Dans un deuxième temps, les racines de plantes intactes sont immergées pendant des périodes variables dans des solutions expérimentales, y compris des solutions d’absorption, dont le substrat d’intérêt est enrichi de son isotope radioactif. Cette étape servira à déterminer les taux de transport à l’intérieur et à l’extérieur des semis. Ensuite, les plantes sont soit disséquées immédiatement après une courte période d’absorption pour les expériences d’afflux unidirectionnel, soit transférées dans un entonnoir FLX après une absorption plus longue pour la mesure de la libération de traceur.

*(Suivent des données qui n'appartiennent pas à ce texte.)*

## Split VGG sparse-map kernel into staged launches and widen Winograd wgrad reduce

```diff
diff --git a/include/terragan_hip.h b/include/terragan_hip.h
--- a/include/terragan_hip.h
+++ b/include/terragan_hip.h
@@ -96,6 +96,7 @@
 size_t tg_conv_wgrad_ws_bytes(const TgConv* g);
 int tg_conv_wgrad(const TgConv* g, const float* x, const float* in_mask, const float* dy,
                   float* dw, float* db, float* ws, size_t ws_bytes, tg_stream_t stream);
+int64_t tg_wgrad_reduce_wide_launches(void);
 
 int tg_fold_cin(const float* w3, int cout, int taps, int cin, float* w1, tg_stream_t stream);
 
diff --git a/terra-gan_amd/csrc/pointwise.hip b/terra-gan_amd/csrc/pointwise.hip
--- a/terra-gan_amd/csrc/pointwise.hip
+++ b/terra-gan_amd/csrc/pointwise.hip
@@ -376,6 +376,7 @@
     __syncthreads();
     return *s_last;
 }
+template <int STAGE>
 __global__ __launch_bounds__(1024) void vgg_sparse_map_kernel(const VggMapArgs a) {
     extern __shared__ uint64_t vsm[];
     __shared__ int scan[1024];
@@ -385,7 +386,7 @@
     uint64_t* cur = vsm;
     uint64_t* nxt = vsm + H * WW;
     uint64_t* d0 = a.d0 + (size_t)b * H * WW;
-    {
+    if constexpr (STAGE == 0 || STAGE == 1) {
         const uint32_t* xp = a.x + (size_t)b * H * W;
         const uint32_t* tp = a.x + ((size_t)a.nb + b) * H * W;
         const float* mp = a.mask ? a.mask + (size_t)b * H * W : nullptr;
@@ -410,57 +411,64 @@
             }
         }
     }
-    if (!vsm_last_arrival(a.ticket + b, (int)gridDim.x, &s_last)) return;
-    for (int u = tid; u < H * WW; u += 1024) cur[u] = d0[u];
-    if (tid == 0) __hip_atomic_store(a.ticket + b, 0, __ATOMIC_RELAXED, __HIP_MEMORY_SCOPE_AGENT);
-    __syncthreads();
-    int ci = 0;
-    for (int o = 0; o < a.nops; ++o) {
-        if (a.ops[o] == 'C') {
-            for (int u = tid; u < H * WW; u += 1024) {
-                const int y = u / WW, w = u - y * WW;
-                uint64_t r = 0;
-                for (int dy = -1; dy <= 1; ++dy) {
-                    const int yy = y + dy;
-                    if (yy < 0 || yy >= H) continue;
-                    const uint64_t* row = cur + yy * WW;
-                    const uint64_t v = row[w];
-                    r |= v | (v << 1) | (v >> 1);
-                    if (w > 0) r |= row[w - 1] >> 63;
-                    if (w + 1 < WW) r |= row[w + 1] << 63;
+    if constexpr (STAGE == 1) return;
+    if constexpr (STAGE == 0)
+        if (!vsm_last_arrival(a.ticket + b, (int)gridDim.x, &s_last)) return;
+    if constexpr (STAGE == 0 || STAGE == 2) {
+        for (int u = tid; u < H * WW; u += 1024) cur[u] = d0[u];
+        if constexpr (STAGE == 0)
+            if (tid == 0) __hip_atomic_store(a.ticket + b, 0, __ATOMIC_RELAXED, __HIP_MEMORY_SCOPE_AGENT);
+        __syncthreads();
+        int ci = 0;
+        for (int o = 0; o < a.nops; ++o) {
+            if (a.ops[o] == 'C') {
+                for (int u = tid; u < H * WW; u += 1024) {
+                    const int y = u / WW, w = u - y * WW;
+                    uint64_t r = 0;
+                    for (int dy = -1; dy <= 1; ++dy) {
+                        const int yy = y + dy;
+                        if (yy < 0 || yy >= H) continue;
+                        const uint64_t* row = cur + yy * WW;
+                        const uint64_t v = row[w];
+                        r |= v | (v << 1) | (v >> 1);
+                        if (w > 0) r |= row[w - 1] >> 63;
+                        if (w + 1 < WW) r |= row[w + 1] << 63;
+                    }
+                    nxt[u] = r & vsm_row_mask(W, w, WW);
                 }
-                nxt[u] = r & vsm_row_mask(W, w, WW);
+                __syncthreads();
+                uint64_t* t = cur; cur = nxt; nxt = t;
+                const int ty_n = a.tiles_y[ci], tx_n = a.tiles_x[ci], tiles = ty_n * tx_n;
+                for (int t2 = tid; t2 < tiles; t2 += 1024) {
+                    const int ty = t2 / tx_n, tx = t2 - ty * tx_n;
+                    const int w = (16 * tx) >> 6, sh = (16 * tx) & 63;
+                    uint64_t any = 0;
+                    for (int y = 16 * ty; y < min(16 * ty + 16, H); ++y) any |= (cur[y * WW + w] >> sh) & 0xffffull;
+                    a.flags[ci][(size_t)b * tiles + t2] = any ? 1 : 0;
+                }
+                ++ci;
+            } else {
+                const int H2 = H >> 1, W2 = W >> 1, WW2 = (W2 + 63) >> 6;
+                for (int u = tid; u < H2 * WW2; u += 1024) {
+                    const int y = u / WW2, w = u - y * WW2;
+                    const uint64_t* r0 = cur + (2 * y) * WW;
+                    const uint64_t* r1 = r0 + WW;
+                    const uint64_t s0 = r0[2 * w] | r1[2 * w];
+                    const uint64_t s1 = 2 * w + 1 < WW ? r0[2 * w + 1] | r1[2 * w + 1] : 0;
+                    const uint64_t v = (uint64_t)vsm_even_bits(s0 | (s0 >> 1)) | ((uint64_t)vsm_even_bits(s1 | (s1 >> 1)) << 32);
+                    nxt[u] = v & vsm_row_mask(W2, w, WW2);
+                }
+                H = H2; W = W2; WW = WW2;
+                __syncthreads();
+                uint64_t* t = cur; cur = nxt; nxt = t;
             }
             __syncthreads();
-            uint64_t* t = cur; cur = nxt; nxt = t;
-            const int ty_n = a.tiles_y[ci], tx_n = a.tiles_x[ci], tiles = ty_n * tx_n;
-            for (int t2 = tid; t2 < tiles; t2 += 1024) {
-                const int ty = t2 / tx_n, tx = t2 - ty * tx_n;
-                const int w = (16 * tx) >> 6, sh = (16 * tx) & 63;
-                uint64_t any = 0;
-                for (int y = 16 * ty; y < min(16 * ty + 16, H); ++y) any |= (cur[y * WW + w] >> sh) & 0xffffull;
-                a.flags[ci][(size_t)b * tiles + t2] = any ? 1 : 0;
-            }
-            ++ci;
-        } else {
-            const int H2 = H >> 1, W2 = W >> 1, WW2 = (W2 + 63) >> 6;
-            for (int u = tid; u < H2 * WW2; u += 1024) {
-                const int y = u / WW2, w = u - y * WW2;
-                const uint64_t* r0 = cur + (2 * y) * WW;
-                const uint64_t* r1 = r0 + WW;
-                const uint64_t s0 = r0[2 * w] | r1[2 * w];
-                const uint64_t s1 = 2 * w + 1 < WW ? r0[2 * w + 1] | r1[2 * w + 1] : 0;
-                const uint64_t v = (uint64_t)vsm_even_bits(s0 | (s0 >> 1)) | ((uint64_t)vsm_even_bits(s1 | (s1 >> 1)) << 32);
-                nxt[u] = v & vsm_row_mask(W2, w, WW2);
-            }
-            H = H2; W = W2; WW = WW2;
-            __syncthreads();
-            uint64_t* t = cur; cur = nxt; nxt = t;
-        }
-        __syncthreads();
-    }
-    if (!vsm_last_arrival(a.ticket + a.nb, a.nb, &s_last)) return;
-    for (int c = 0; c < a.nconv; ++c) {
+        }
+    }
+    if constexpr (STAGE == 2) return;
+    if constexpr (STAGE == 0)
+        if (!vsm_last_arrival(a.ticket + a.nb, a.nb, &s_last)) return;
+    for (int c = STAGE == 3 ? (int)blockIdx.x : 0; c < (STAGE == 3 ? (int)blockIdx.x + 1 : a.nconv); ++c) {
         const int n = a.nb * a.tiles_y[c] * a.tiles_x[c], nw = (n + 31) >> 5;
         int carry = 0;
         for (int w0 = 0; w0 < nw; w0 += 1024) {
@@ -493,7 +501,12 @@
         }
         if (tid == 0) *a.count[c] = carry;
     }
-    if (tid == 0) __hip_atomic_store(a.ticket + a.nb, 0, __ATOMIC_RELAXED, __HIP_MEMORY_SCOPE_AGENT);
+    if constexpr (STAGE == 0)
+        if (tid == 0) __hip_atomic_store(a.ticket + a.nb, 0, __ATOMIC_RELAXED, __HIP_MEMORY_SCOPE_AGENT);
+}
+static bool vsm_split_enabled() {
+    const char* e = getenv("TG_VGG_MAP_SPLIT");
+    return e == nullptr || atoi(e) != 0;
 }
 
 struct VsmLayout {
@@ -566,14 +579,25 @@
     int dev = 0;
     (void)hipGetDevice(&dev);
     if (dev < 0 || dev >= 64 || !opted[dev]) {
-        if (hipFuncSetAttribute(reinterpret_cast<const void*>(vgg_sparse_map_kernel), hipFuncAttributeMaxDynamicSharedMemorySize,
-                                (int)(2 * VSM_LDS_WORDS * sizeof(uint64_t))) != hipSuccess) {
-            tg_set_error("tg_vgg_sparse_map: LDS opt-in failed");
-            return TG_ERR_LAUNCH;
-        }
+        const void* staged[2] = {reinterpret_cast<const void*>(vgg_sparse_map_kernel<0>), reinterpret_cast<const void*>(vgg_sparse_map_kernel<2>)};
+        for (const void* k : staged)
+            if (hipFuncSetAttribute(k, hipFuncAttributeMaxDynamicSharedMemorySize, (int)(2 * VSM_LDS_WORDS * sizeof(uint64_t))) !=
+                hipSuccess) {
+                tg_set_error("tg_vgg_sparse_map: LDS opt-in failed");
+                return TG_ERR_LAUNCH;
+            }
         if (dev >= 0 && dev < 64) opted[dev] = true;
     }
-    hipLaunchKernelGGL(vgg_sparse_map_kernel, dim3(cdiv(H, a.rows_per_slice), nb), dim3(1024), lds, S(stream), a);
+    if (vsm_split_enabled()) {
+        hipLaunchKernelGGL(vgg_sparse_map_kernel<1>, dim3(cdiv(H, a.rows_per_slice), nb), dim3(1024), 0, S(stream), a);
+        TG_CHECK_LAUNCH("vgg_sparse_map_kernel<1>");
+        hipLaunchKernelGGL(vgg_sparse_map_kernel<2>, dim3(1, nb), dim3(1024), lds, S(stream), a);
+        TG_CHECK_LAUNCH("vgg_sparse_map_kernel<2>");
+        hipLaunchKernelGGL(vgg_sparse_map_kernel<3>, dim3(a.nconv, 1), dim3(1024), 0, S(stream), a);
+        TG_CHECK_LAUNCH("vgg_sparse_map_kernel<3>");
+        return TG_OK;
+    }
+    hipLaunchKernelGGL(vgg_sparse_map_kernel<0>, dim3(cdiv(H, a.rows_per_slice), nb), dim3(1024), lds, S(stream), a);
     TG_CHECK_LAUNCH("vgg_sparse_map_kernel");
     return TG_OK;
 }
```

En utilisant l’analyse compartimentale par traceur, flx ou Kate, on obtient des résultats qui peuvent révéler des aspects clés de la capacité, de l’énergie, des mécanismes et de la régulation des systèmes de transport. Cette méthode peut aider à répondre à des questions clés liées à la physiologie nutritionnelle des plantes, telles que comment les nutriments minéraux et les toxiques sont-ils transportés à l’intérieur et à l’extérieur des plantes ? Comment ces flux réagissent-ils aux environnements changeants et comment affectent-ils la compartimentation cellulaire et tissulaire du substrat ?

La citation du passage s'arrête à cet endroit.